Saved data entries:
╭──
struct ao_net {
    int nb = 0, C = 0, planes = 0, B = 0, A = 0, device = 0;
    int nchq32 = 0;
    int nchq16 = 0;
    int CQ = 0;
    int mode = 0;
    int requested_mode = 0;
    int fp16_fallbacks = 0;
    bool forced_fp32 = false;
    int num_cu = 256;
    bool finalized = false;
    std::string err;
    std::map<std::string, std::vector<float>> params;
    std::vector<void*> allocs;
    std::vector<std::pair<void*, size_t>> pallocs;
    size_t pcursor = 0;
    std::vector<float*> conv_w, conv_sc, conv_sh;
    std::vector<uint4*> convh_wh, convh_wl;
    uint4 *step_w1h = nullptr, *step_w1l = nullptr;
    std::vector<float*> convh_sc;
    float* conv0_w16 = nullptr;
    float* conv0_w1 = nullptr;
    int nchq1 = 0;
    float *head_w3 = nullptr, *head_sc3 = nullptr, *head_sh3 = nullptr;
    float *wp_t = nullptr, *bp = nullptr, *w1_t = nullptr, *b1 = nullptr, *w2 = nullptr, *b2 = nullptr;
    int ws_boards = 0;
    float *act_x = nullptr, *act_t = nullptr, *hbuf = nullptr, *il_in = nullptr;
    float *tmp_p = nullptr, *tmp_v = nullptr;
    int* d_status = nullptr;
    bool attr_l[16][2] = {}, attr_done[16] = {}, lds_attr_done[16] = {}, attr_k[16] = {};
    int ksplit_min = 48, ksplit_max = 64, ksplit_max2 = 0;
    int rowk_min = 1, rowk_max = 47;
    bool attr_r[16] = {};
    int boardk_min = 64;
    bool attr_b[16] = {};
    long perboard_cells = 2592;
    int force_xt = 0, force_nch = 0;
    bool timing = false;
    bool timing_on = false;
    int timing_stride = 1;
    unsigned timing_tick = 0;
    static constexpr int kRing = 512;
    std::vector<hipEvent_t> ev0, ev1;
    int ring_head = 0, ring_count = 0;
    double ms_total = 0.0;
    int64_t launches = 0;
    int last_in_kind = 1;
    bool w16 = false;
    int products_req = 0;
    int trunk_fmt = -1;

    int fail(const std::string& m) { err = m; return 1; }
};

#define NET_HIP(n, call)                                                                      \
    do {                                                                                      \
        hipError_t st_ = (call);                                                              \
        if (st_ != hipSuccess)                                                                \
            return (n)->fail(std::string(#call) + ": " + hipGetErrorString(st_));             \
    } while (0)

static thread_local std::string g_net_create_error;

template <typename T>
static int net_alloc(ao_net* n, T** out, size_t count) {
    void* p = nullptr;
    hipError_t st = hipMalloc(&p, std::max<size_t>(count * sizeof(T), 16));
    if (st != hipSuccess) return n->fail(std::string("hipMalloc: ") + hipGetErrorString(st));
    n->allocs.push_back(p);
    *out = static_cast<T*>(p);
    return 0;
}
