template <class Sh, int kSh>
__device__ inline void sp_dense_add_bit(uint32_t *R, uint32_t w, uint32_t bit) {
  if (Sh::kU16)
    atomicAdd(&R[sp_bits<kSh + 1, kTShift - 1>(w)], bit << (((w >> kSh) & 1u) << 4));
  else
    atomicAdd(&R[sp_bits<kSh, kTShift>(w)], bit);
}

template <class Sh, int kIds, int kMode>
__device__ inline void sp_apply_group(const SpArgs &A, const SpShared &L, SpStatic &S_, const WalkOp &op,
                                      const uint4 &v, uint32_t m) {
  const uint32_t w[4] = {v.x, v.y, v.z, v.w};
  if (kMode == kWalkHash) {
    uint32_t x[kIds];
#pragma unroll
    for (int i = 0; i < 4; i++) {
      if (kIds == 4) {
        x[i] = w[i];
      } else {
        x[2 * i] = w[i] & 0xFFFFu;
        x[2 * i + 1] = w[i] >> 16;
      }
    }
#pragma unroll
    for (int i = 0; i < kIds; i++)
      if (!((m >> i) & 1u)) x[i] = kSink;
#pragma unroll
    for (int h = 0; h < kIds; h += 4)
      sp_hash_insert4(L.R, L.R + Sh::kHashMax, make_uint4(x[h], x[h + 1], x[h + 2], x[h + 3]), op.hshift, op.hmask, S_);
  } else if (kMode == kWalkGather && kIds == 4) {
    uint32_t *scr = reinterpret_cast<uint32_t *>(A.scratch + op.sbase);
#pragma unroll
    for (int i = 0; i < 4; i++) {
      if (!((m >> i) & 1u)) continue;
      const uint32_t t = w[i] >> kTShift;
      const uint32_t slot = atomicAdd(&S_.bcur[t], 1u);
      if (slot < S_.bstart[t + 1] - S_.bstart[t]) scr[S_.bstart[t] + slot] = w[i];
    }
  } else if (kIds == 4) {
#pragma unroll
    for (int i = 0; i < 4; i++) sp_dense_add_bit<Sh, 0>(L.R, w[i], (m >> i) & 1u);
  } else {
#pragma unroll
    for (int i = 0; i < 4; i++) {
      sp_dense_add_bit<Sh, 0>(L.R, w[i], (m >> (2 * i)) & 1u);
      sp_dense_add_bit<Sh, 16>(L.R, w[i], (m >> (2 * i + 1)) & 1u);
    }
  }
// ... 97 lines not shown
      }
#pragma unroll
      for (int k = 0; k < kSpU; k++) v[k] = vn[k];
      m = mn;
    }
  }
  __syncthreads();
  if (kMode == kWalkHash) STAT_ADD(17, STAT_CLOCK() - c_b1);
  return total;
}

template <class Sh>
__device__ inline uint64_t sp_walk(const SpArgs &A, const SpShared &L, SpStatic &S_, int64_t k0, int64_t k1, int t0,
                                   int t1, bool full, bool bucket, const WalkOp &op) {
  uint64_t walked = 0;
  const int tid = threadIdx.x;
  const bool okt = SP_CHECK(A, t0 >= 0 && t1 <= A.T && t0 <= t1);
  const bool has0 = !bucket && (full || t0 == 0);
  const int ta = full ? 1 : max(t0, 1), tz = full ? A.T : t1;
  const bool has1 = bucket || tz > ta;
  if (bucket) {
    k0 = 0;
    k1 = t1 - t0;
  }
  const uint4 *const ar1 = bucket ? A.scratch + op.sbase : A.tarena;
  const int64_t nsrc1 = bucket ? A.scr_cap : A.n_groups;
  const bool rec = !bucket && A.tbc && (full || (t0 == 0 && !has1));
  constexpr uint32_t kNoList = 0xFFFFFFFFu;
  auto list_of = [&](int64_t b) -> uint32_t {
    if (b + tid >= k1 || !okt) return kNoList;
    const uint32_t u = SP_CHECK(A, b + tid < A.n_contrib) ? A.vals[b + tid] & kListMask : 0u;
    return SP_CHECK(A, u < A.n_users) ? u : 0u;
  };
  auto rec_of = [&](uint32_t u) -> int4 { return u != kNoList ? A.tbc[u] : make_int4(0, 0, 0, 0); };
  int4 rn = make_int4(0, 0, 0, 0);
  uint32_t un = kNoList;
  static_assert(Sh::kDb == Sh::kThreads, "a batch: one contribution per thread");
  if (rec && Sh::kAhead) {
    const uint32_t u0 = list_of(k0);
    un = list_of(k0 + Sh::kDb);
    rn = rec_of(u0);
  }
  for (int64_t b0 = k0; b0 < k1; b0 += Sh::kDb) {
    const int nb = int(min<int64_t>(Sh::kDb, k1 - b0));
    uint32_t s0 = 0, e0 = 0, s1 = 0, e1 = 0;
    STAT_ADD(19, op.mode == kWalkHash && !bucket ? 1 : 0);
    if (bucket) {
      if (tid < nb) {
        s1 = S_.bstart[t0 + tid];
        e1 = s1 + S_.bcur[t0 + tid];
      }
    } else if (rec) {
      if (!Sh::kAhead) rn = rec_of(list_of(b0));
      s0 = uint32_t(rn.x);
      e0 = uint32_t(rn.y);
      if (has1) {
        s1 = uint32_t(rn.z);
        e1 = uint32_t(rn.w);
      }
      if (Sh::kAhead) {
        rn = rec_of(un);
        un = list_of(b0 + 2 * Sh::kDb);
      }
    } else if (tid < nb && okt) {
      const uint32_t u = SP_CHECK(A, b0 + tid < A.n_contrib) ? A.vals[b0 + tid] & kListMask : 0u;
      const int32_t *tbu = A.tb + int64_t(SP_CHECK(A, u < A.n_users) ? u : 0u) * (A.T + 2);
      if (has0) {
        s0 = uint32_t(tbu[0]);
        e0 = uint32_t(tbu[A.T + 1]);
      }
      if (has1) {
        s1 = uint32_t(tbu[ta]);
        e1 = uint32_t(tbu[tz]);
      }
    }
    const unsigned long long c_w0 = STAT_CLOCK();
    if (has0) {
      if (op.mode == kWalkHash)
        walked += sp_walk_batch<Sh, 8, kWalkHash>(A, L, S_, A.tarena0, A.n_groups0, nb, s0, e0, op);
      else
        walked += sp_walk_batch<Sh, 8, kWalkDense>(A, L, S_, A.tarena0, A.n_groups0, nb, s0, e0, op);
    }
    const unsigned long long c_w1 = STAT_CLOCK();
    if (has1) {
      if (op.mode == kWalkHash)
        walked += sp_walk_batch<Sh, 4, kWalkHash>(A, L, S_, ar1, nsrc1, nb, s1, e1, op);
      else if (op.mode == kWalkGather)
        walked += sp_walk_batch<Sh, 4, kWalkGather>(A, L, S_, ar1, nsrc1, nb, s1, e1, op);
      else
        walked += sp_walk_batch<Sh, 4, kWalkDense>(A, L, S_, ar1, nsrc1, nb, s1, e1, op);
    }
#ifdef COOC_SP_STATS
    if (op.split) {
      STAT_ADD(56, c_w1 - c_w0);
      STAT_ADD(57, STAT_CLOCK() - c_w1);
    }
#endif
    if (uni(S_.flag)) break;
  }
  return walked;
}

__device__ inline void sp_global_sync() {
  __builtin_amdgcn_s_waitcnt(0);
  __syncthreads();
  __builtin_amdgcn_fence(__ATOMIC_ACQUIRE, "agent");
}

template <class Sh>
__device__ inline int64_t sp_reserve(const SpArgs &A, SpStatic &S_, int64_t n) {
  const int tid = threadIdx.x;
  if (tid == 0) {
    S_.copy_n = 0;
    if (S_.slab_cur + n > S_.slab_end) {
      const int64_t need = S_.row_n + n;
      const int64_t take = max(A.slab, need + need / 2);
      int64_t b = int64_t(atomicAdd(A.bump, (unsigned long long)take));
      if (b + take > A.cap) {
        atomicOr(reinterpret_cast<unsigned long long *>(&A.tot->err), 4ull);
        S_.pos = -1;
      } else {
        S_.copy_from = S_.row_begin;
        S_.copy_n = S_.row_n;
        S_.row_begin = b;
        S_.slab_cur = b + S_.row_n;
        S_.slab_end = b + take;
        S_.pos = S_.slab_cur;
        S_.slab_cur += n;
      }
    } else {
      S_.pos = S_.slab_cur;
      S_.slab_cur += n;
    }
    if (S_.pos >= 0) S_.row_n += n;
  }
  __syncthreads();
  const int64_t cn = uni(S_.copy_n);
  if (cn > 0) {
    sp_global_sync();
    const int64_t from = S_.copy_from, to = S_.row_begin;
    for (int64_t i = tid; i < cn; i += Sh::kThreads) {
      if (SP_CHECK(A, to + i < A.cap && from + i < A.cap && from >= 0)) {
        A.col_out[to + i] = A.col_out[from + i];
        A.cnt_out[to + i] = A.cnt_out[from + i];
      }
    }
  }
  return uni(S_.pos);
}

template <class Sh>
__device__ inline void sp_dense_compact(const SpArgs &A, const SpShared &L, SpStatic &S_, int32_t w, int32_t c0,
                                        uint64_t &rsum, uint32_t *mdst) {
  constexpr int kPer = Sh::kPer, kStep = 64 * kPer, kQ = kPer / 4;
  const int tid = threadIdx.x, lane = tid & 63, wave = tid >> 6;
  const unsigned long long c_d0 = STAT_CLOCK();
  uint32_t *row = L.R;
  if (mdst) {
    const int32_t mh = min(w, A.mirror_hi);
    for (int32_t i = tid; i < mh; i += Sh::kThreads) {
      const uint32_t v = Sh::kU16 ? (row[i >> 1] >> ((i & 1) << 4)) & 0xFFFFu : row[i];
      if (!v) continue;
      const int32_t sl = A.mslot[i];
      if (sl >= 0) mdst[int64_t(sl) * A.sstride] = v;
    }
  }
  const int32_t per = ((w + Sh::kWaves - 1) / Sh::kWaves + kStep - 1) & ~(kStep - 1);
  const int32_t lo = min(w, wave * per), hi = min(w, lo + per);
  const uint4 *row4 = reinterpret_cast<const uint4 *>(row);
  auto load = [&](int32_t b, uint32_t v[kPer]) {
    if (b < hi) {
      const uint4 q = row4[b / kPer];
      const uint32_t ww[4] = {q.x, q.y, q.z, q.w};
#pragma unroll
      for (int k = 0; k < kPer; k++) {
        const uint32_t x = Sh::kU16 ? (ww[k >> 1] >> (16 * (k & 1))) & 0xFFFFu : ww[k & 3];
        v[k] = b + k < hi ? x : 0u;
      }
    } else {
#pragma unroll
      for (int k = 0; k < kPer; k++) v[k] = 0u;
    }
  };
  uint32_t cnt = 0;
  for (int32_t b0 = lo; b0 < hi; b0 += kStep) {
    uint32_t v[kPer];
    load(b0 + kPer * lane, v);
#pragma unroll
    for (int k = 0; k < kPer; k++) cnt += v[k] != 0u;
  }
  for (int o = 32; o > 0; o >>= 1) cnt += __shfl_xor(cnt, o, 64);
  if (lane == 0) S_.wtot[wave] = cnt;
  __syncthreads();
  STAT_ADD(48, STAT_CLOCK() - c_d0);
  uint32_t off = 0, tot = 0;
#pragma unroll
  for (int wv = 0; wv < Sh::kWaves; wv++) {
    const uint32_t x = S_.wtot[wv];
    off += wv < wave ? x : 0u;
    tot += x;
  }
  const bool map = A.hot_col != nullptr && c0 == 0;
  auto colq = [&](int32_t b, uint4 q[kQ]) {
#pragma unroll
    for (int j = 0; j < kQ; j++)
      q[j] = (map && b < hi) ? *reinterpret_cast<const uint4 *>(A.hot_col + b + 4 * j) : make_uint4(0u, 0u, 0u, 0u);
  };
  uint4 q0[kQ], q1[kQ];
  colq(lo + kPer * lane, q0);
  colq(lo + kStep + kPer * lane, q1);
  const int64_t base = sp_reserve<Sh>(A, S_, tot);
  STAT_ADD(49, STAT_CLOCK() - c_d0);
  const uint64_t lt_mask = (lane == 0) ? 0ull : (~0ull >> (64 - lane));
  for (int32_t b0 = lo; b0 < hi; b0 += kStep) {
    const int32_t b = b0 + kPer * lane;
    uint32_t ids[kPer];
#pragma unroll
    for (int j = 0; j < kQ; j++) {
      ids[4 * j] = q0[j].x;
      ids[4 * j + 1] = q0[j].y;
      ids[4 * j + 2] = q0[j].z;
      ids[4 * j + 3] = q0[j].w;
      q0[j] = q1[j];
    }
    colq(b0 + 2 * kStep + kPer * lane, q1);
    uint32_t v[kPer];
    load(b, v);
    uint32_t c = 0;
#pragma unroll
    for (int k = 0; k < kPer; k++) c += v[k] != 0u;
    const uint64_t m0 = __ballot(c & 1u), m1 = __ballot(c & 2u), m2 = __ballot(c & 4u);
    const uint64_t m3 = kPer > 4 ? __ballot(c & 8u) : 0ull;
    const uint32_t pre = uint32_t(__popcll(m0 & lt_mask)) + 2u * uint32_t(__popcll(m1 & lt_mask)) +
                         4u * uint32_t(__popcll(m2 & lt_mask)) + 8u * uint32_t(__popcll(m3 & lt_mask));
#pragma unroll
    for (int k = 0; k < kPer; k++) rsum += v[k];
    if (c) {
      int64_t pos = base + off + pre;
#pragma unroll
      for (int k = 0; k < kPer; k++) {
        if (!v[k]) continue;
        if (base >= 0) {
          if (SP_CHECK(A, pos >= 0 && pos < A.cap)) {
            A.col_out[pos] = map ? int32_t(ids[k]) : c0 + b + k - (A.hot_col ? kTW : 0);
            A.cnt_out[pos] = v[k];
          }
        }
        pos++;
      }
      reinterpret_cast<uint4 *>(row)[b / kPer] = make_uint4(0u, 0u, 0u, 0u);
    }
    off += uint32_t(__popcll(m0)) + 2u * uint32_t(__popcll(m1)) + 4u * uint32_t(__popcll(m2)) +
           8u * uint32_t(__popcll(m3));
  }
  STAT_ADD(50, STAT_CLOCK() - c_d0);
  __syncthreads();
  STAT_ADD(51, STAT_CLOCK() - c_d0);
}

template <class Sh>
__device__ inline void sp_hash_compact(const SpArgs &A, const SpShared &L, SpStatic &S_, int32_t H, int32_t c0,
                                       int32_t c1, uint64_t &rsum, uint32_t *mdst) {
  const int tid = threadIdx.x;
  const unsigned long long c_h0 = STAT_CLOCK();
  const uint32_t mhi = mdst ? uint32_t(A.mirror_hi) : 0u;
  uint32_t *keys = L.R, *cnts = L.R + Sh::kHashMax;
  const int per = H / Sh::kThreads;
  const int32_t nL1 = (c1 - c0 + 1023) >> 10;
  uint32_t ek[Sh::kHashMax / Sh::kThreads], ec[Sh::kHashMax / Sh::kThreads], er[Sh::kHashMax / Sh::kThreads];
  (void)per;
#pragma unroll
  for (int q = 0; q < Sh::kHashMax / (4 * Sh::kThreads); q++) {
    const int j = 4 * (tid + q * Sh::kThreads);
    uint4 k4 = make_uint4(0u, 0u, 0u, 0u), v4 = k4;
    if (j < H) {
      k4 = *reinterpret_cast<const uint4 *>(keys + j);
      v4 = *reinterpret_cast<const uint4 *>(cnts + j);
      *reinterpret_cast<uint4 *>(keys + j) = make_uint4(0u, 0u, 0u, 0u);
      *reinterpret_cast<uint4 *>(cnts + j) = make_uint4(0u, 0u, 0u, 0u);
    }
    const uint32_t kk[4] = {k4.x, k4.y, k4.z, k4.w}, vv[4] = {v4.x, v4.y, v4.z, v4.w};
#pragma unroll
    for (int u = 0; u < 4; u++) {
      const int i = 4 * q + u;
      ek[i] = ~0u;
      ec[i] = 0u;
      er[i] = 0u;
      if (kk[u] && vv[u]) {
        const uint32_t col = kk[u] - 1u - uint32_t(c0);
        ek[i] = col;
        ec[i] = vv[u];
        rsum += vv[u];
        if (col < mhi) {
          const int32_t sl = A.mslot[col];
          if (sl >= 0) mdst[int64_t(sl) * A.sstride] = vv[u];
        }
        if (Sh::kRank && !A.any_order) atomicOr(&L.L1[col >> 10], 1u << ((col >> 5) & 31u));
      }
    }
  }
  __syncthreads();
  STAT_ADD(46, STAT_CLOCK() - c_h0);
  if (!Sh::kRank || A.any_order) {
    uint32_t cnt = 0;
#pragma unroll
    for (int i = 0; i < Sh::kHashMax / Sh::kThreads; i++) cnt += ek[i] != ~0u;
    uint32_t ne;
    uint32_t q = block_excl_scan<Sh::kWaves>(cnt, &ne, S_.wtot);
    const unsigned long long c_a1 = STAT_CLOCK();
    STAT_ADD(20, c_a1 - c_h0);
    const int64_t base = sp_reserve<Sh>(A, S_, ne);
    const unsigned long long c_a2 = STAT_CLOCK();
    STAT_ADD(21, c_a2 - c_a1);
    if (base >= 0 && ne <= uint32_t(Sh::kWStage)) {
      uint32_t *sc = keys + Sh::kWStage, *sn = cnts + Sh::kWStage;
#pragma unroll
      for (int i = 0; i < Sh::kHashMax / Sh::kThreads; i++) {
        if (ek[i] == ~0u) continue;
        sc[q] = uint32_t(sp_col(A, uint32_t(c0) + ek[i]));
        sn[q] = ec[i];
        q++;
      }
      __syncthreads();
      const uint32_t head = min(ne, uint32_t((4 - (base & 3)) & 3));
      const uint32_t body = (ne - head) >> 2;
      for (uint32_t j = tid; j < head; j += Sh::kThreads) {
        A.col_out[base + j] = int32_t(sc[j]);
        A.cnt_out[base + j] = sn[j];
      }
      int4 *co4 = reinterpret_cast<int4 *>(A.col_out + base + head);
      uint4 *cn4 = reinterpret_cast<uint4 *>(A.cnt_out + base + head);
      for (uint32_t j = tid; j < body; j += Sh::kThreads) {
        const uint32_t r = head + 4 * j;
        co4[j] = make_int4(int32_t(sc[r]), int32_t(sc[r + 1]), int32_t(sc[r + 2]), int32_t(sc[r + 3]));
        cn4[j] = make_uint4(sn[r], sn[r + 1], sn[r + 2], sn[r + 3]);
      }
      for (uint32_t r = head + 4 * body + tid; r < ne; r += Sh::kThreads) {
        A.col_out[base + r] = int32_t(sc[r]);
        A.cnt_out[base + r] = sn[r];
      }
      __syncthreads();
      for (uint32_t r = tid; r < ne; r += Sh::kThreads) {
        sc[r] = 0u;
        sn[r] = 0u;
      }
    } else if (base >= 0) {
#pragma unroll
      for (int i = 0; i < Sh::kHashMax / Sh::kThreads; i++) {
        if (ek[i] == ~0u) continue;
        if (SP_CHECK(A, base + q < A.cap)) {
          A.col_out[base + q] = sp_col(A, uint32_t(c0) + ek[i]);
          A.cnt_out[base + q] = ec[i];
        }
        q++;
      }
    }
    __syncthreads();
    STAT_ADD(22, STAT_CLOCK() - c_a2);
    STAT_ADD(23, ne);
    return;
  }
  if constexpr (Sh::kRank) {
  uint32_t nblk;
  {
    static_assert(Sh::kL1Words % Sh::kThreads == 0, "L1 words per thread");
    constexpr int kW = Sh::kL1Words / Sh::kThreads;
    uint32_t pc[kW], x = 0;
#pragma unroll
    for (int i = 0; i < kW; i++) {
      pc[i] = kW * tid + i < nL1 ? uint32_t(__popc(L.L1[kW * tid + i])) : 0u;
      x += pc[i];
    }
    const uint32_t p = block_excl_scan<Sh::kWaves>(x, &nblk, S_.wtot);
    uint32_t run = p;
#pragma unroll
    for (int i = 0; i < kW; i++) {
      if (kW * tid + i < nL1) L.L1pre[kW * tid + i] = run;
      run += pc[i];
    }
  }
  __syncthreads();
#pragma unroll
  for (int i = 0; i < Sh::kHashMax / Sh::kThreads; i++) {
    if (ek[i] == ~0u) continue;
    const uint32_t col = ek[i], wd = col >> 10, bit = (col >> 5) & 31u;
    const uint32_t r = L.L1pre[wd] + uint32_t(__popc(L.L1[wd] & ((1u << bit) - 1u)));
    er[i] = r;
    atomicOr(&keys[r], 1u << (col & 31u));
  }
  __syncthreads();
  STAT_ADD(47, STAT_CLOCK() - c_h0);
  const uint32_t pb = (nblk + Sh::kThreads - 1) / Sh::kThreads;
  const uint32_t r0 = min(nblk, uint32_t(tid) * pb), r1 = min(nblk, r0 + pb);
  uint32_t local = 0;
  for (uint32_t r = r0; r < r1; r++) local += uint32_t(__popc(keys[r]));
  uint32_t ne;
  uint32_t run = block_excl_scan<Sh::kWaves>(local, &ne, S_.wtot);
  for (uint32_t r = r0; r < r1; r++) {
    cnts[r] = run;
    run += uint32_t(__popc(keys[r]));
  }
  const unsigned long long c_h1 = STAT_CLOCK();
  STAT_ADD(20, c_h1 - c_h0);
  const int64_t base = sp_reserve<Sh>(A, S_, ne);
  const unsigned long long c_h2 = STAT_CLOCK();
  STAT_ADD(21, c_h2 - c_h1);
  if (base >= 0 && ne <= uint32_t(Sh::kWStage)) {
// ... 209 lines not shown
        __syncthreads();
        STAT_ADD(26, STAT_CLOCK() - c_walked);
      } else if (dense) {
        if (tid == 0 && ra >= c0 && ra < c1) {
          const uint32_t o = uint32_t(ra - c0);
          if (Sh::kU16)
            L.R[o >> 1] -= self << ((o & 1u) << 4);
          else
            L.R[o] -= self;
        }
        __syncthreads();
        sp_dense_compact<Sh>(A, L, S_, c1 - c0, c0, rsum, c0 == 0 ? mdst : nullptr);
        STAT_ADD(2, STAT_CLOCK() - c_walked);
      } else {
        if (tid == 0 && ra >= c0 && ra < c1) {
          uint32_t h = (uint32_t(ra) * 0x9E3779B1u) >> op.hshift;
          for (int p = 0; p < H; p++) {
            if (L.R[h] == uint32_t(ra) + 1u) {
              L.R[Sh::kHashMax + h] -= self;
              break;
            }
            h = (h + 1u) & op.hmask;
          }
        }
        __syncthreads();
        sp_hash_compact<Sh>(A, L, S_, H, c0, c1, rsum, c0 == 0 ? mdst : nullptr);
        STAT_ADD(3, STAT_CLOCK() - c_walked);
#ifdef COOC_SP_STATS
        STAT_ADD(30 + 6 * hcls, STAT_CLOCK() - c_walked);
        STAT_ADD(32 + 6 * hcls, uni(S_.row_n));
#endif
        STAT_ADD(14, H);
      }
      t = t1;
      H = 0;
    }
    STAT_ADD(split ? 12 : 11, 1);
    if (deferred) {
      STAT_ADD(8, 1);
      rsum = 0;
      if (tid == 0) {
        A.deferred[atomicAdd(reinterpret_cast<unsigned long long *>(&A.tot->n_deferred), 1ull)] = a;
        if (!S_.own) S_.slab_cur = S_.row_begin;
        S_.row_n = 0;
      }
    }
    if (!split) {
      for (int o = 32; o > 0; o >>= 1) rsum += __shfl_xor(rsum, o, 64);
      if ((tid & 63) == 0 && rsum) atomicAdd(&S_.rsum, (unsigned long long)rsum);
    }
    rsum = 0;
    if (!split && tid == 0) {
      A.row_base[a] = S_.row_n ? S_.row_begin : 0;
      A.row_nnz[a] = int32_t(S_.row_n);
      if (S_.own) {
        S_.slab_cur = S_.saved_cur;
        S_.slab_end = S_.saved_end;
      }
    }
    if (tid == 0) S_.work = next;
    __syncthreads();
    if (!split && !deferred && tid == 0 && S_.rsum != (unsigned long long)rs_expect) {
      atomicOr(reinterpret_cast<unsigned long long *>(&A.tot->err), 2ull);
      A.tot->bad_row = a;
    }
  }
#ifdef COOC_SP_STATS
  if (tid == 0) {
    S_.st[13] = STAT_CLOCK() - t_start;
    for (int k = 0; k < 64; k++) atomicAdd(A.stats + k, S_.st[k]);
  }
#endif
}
╰──
Starting with the first line above and ending with the line that holds "bool timing_on = false;", restate each line word for word and add nothing else.

struct ao_net {
    int nb = 0, C = 0, planes = 0, B = 0, A = 0, device = 0;
    int nchq32 = 0;
    int nchq16 = 0;
    int CQ = 0;
    int mode = 0;
    int requested_mode = 0;
    int fp16_fallbacks = 0;
    bool forced_fp32 = false;
    int num_cu = 256;
    bool finalized = false;
    std::string err;
    std::map<std::string, std::vector<float>> params;
    std::vector<void*> allocs;
    std::vector<std::pair<void*, size_t>> pallocs;
    size_t pcursor = 0;
    std::vector<float*> conv_w, conv_sc, conv_sh;
    std::vector<uint4*> convh_wh, convh_wl;
    uint4 *step_w1h = nullptr, *step_w1l = nullptr;
    std::vector<float*> convh_sc;
    float* conv0_w16 = nullptr;
    float* conv0_w1 = nullptr;
    int nchq1 = 0;
    float *head_w3 = nullptr, *head_sc3 = nullptr, *head_sh3 = nullptr;
    float *wp_t = nullptr, *bp = nullptr, *w1_t = nullptr, *b1 = nullptr, *w2 = nullptr, *b2 = nullptr;
    int ws_boards = 0;
    float *act_x = nullptr, *act_t = nullptr, *hbuf = nullptr, *il_in = nullptr;
    float *tmp_p = nullptr, *tmp_v = nullptr;
    int* d_status = nullptr;
    bool attr_l[16][2] = {}, attr_done[16] = {}, lds_attr_done[16] = {}, attr_k[16] = {};
    int ksplit_min = 48, ksplit_max = 64, ksplit_max2 = 0;
    int rowk_min = 1, rowk_max = 47;
    bool attr_r[16] = {};
    int boardk_min = 64;
    bool attr_b[16] = {};
    long perboard_cells = 2592;
    int force_xt = 0, force_nch = 0;
    bool timing = false;
    bool timing_on = false;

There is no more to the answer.